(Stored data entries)

-- Opening Marker --

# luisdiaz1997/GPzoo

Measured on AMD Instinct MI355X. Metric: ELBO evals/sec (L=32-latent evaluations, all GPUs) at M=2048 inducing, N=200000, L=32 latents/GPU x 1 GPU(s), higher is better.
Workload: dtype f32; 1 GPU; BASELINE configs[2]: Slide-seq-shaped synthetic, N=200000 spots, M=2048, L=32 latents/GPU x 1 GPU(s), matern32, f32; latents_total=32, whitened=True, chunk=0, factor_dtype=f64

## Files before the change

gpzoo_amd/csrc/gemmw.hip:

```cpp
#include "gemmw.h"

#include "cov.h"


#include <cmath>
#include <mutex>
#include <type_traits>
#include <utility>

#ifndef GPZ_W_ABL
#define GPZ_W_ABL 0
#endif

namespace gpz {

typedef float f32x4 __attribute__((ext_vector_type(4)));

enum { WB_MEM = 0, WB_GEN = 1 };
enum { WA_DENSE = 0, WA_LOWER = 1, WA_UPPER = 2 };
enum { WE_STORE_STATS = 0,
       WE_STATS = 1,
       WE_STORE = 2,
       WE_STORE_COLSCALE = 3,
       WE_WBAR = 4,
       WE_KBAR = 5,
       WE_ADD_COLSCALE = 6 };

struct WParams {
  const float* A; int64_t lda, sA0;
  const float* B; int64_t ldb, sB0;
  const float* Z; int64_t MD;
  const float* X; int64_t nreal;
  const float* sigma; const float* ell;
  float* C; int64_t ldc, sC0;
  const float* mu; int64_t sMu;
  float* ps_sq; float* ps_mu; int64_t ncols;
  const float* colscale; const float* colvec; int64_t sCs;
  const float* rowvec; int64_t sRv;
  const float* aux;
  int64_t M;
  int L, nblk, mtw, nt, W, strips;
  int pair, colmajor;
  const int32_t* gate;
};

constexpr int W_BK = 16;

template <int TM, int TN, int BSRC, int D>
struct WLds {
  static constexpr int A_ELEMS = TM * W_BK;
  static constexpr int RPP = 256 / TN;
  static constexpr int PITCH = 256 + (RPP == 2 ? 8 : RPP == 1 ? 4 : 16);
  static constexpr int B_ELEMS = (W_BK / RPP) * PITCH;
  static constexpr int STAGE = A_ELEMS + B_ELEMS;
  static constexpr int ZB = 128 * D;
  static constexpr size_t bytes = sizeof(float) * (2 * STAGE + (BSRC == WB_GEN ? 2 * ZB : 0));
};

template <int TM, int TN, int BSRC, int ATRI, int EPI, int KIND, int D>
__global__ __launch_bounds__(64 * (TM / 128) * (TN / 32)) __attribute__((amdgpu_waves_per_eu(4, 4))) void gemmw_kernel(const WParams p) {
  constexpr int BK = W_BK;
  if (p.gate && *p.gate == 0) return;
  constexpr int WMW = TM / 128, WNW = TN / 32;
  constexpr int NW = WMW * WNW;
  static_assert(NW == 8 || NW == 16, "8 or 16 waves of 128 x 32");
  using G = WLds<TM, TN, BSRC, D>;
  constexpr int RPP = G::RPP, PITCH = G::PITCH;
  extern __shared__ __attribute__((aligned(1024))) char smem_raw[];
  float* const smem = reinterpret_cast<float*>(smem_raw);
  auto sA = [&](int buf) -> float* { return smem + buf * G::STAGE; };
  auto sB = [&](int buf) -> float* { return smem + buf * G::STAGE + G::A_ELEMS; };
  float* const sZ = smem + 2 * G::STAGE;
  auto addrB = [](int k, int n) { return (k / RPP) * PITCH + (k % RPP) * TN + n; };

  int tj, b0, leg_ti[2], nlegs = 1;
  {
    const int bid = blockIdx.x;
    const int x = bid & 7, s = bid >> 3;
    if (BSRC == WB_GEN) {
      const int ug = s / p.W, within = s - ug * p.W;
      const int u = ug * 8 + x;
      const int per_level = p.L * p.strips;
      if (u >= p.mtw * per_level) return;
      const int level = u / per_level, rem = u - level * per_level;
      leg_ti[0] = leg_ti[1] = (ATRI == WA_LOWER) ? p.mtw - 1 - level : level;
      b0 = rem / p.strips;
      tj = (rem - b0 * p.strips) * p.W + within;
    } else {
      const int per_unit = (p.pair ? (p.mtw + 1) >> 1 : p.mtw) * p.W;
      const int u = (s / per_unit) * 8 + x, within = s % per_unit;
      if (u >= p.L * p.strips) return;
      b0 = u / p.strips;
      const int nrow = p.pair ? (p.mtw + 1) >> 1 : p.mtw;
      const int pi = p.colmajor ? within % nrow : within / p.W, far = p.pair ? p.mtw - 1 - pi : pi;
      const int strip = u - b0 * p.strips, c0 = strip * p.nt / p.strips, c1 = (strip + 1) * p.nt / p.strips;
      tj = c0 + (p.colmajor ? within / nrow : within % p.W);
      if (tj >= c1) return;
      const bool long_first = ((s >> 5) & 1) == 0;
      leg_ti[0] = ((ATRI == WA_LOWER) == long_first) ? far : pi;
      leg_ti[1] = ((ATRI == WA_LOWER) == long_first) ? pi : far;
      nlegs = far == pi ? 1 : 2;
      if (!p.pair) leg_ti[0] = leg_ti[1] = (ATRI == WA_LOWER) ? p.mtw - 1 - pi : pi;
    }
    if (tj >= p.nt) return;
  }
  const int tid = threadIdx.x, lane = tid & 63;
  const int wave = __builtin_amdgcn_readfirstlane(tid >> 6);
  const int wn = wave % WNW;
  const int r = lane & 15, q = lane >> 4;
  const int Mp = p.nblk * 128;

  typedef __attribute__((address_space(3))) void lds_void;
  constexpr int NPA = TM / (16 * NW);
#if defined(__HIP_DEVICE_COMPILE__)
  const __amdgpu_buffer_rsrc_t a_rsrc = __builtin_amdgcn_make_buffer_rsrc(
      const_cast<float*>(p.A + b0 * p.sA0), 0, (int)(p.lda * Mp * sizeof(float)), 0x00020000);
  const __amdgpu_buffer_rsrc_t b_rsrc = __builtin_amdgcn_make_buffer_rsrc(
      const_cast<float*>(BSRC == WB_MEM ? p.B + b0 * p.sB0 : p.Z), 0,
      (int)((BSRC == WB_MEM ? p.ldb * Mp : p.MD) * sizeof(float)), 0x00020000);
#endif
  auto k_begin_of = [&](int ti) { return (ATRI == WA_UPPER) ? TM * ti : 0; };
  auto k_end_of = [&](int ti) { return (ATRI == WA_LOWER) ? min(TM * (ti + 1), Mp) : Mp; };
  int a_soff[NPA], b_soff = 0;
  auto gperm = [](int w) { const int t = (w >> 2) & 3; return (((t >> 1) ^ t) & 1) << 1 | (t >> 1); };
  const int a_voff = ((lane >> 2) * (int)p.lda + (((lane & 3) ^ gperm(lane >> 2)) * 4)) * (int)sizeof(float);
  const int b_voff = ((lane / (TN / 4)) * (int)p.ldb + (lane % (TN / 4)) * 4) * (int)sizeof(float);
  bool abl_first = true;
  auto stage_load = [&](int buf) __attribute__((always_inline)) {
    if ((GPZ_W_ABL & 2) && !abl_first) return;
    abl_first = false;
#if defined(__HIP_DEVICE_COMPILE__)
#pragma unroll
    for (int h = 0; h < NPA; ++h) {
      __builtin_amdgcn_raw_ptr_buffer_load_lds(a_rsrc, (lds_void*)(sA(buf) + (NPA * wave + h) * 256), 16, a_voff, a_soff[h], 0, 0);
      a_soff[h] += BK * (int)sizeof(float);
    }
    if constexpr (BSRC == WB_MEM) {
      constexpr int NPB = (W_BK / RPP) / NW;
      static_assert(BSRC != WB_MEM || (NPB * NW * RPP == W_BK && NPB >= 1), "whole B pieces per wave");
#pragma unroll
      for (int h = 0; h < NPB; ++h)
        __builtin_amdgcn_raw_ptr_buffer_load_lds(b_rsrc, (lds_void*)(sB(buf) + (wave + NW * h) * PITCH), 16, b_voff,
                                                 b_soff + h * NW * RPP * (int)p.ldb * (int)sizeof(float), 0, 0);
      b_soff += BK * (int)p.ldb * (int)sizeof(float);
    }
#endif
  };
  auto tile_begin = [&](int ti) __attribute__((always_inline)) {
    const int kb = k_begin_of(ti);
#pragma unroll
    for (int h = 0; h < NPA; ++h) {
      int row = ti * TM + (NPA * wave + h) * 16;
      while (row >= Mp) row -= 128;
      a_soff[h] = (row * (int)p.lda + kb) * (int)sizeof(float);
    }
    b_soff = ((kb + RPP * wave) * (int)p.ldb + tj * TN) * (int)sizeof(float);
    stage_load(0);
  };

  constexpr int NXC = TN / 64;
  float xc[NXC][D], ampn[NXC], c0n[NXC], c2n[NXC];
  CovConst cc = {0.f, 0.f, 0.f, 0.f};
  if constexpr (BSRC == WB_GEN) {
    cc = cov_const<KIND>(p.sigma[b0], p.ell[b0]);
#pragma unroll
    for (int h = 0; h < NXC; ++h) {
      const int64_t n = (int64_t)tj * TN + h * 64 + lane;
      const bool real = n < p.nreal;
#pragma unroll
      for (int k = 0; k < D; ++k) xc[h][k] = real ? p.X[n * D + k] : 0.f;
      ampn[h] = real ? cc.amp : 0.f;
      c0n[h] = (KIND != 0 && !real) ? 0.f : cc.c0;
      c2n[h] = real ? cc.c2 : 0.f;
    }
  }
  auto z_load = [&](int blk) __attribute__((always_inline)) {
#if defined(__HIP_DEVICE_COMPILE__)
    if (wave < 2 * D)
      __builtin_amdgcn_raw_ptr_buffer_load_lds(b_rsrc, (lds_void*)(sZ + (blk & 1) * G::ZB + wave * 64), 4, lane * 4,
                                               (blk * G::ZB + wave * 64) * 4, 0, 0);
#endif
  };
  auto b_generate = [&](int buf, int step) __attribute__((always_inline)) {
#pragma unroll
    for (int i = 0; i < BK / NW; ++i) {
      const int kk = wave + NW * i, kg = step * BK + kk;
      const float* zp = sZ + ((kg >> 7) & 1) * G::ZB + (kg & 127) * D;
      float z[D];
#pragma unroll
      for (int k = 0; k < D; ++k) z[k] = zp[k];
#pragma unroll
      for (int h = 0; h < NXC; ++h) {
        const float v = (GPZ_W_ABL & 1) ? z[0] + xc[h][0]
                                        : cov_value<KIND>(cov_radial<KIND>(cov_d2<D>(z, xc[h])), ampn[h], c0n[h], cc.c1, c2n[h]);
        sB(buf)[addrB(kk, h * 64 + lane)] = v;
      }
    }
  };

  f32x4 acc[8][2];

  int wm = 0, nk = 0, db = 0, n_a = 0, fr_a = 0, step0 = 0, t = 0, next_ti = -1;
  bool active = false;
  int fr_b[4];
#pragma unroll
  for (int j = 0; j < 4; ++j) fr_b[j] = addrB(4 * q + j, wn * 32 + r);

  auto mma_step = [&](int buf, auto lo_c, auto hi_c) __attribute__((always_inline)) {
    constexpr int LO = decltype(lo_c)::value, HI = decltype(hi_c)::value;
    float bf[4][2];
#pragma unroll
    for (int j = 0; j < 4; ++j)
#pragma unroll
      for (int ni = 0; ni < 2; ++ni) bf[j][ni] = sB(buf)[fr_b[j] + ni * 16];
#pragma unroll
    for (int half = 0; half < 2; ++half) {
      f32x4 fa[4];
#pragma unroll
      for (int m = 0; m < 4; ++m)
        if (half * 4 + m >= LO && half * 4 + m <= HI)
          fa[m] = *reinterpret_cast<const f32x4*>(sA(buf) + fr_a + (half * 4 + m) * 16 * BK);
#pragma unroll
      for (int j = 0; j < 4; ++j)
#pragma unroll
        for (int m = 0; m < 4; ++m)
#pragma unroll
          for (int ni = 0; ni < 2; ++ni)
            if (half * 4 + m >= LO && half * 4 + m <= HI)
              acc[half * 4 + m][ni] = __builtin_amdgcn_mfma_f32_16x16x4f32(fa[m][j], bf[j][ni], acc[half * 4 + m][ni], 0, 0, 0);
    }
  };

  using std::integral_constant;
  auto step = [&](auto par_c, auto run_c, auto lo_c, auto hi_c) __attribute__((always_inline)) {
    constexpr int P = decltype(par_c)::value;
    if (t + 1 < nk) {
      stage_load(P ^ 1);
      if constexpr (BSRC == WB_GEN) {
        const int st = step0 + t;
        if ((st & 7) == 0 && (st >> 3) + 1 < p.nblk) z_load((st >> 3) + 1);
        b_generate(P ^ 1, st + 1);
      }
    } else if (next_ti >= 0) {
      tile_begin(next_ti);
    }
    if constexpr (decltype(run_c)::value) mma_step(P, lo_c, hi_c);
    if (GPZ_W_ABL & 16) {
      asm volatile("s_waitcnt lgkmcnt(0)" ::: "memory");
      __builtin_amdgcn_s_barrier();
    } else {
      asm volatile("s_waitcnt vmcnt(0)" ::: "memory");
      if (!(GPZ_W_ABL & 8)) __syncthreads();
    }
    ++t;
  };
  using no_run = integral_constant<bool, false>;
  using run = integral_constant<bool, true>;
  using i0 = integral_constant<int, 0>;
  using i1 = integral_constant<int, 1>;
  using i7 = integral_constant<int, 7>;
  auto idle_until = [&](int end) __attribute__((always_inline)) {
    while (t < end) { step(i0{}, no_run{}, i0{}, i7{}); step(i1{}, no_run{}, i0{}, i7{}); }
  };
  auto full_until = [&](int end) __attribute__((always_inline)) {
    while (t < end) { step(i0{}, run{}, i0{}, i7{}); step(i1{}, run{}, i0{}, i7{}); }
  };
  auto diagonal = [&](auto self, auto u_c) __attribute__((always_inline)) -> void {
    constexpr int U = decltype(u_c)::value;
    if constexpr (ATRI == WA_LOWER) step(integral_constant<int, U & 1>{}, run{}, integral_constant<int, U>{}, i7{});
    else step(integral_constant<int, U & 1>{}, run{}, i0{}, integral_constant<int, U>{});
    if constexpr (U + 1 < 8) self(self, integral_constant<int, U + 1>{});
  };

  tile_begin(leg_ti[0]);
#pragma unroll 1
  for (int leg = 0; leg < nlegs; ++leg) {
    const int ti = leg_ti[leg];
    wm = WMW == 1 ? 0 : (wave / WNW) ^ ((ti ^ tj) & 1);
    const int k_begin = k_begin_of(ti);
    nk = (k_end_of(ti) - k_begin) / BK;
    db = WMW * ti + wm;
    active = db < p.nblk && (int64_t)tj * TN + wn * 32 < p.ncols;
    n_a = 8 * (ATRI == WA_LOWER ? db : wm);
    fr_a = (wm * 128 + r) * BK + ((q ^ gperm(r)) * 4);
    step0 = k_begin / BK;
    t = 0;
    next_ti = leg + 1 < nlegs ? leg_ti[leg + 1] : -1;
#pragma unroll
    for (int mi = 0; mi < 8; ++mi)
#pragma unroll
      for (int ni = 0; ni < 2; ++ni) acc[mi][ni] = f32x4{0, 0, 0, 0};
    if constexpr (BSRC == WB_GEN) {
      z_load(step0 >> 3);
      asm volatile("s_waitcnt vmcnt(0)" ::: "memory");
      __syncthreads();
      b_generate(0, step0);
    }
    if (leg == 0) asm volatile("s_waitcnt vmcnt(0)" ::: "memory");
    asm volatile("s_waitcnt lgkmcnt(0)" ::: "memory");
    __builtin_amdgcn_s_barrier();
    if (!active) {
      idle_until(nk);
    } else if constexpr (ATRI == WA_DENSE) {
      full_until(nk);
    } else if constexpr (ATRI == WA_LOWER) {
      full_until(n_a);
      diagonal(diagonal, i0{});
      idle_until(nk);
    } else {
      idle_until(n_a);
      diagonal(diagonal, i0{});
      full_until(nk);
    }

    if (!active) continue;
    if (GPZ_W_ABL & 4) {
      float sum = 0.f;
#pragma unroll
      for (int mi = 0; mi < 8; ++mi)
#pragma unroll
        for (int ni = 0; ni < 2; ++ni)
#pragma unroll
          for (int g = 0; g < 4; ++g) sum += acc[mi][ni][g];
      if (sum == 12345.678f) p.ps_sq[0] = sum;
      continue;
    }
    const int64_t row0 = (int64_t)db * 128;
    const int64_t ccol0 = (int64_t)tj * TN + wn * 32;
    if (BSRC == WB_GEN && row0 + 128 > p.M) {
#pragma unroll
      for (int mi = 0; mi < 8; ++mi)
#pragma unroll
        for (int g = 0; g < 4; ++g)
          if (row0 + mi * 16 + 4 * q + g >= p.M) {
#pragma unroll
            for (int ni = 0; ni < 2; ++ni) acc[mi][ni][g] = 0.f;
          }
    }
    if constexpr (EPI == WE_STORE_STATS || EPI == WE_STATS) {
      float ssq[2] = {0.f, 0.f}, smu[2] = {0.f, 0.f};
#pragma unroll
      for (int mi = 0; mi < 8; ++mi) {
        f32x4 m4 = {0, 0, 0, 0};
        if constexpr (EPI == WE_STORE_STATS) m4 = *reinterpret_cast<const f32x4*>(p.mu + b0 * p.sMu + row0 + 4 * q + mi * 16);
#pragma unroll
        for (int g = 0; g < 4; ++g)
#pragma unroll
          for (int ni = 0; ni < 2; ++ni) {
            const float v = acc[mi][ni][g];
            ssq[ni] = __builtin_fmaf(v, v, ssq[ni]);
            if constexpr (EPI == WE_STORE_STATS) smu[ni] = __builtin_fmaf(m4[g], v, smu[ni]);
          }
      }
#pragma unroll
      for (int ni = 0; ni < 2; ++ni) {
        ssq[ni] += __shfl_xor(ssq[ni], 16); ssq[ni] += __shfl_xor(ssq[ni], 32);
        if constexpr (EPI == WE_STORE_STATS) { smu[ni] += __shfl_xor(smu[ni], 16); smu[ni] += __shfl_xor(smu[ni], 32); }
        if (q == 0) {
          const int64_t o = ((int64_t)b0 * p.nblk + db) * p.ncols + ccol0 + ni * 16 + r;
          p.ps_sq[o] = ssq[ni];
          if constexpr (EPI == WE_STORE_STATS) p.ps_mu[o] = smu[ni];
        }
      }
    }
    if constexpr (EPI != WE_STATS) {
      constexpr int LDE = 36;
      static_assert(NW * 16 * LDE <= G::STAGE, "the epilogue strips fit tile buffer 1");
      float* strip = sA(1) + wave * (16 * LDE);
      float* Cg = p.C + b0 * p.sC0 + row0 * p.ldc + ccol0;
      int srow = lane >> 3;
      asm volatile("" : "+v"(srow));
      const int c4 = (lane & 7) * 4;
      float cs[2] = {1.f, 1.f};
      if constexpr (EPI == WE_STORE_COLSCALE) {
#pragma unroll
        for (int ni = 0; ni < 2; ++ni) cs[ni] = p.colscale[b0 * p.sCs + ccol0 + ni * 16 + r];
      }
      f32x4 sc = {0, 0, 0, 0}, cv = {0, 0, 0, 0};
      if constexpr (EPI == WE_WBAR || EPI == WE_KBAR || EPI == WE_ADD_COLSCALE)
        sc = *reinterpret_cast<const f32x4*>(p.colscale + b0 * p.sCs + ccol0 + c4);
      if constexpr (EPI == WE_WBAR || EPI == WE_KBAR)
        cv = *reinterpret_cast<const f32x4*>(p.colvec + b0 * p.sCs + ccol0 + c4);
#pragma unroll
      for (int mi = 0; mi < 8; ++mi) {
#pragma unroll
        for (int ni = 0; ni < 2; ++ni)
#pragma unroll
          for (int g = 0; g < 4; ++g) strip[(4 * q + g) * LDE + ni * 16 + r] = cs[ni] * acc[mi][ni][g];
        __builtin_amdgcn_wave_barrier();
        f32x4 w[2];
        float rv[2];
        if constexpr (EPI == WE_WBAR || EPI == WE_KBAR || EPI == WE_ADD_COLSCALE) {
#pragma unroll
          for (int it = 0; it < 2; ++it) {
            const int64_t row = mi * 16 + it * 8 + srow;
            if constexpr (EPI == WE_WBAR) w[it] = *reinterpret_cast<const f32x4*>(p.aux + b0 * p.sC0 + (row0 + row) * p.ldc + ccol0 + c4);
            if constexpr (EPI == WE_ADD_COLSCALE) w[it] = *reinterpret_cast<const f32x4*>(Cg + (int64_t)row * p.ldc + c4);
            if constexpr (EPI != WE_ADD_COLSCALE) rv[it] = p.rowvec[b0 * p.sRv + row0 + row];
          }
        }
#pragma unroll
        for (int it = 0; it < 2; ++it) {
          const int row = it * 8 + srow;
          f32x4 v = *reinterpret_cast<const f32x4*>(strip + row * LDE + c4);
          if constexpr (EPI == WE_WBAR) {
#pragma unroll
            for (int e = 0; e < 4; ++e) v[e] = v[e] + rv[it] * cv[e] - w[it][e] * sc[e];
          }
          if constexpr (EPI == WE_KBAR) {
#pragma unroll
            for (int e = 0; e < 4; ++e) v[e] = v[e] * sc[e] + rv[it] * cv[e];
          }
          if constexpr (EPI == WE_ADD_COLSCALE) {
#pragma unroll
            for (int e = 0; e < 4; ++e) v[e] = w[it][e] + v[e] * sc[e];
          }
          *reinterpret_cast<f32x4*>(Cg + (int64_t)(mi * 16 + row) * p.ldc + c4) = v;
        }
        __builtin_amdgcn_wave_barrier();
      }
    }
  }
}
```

-- Closing Marker --

What you will do:
Report every line of the data in which "addrB" appears.

The answer:
  auto addrB = [](int k, int n) { return (k / RPP) * PITCH + (k % RPP) * TN + n; };
        sB(buf)[addrB(kk, h * 64 + lane)] = v;
  for (int j = 0; j < 4; ++j) fr_b[j] = addrB(4 * q + j, wn * 32 + r);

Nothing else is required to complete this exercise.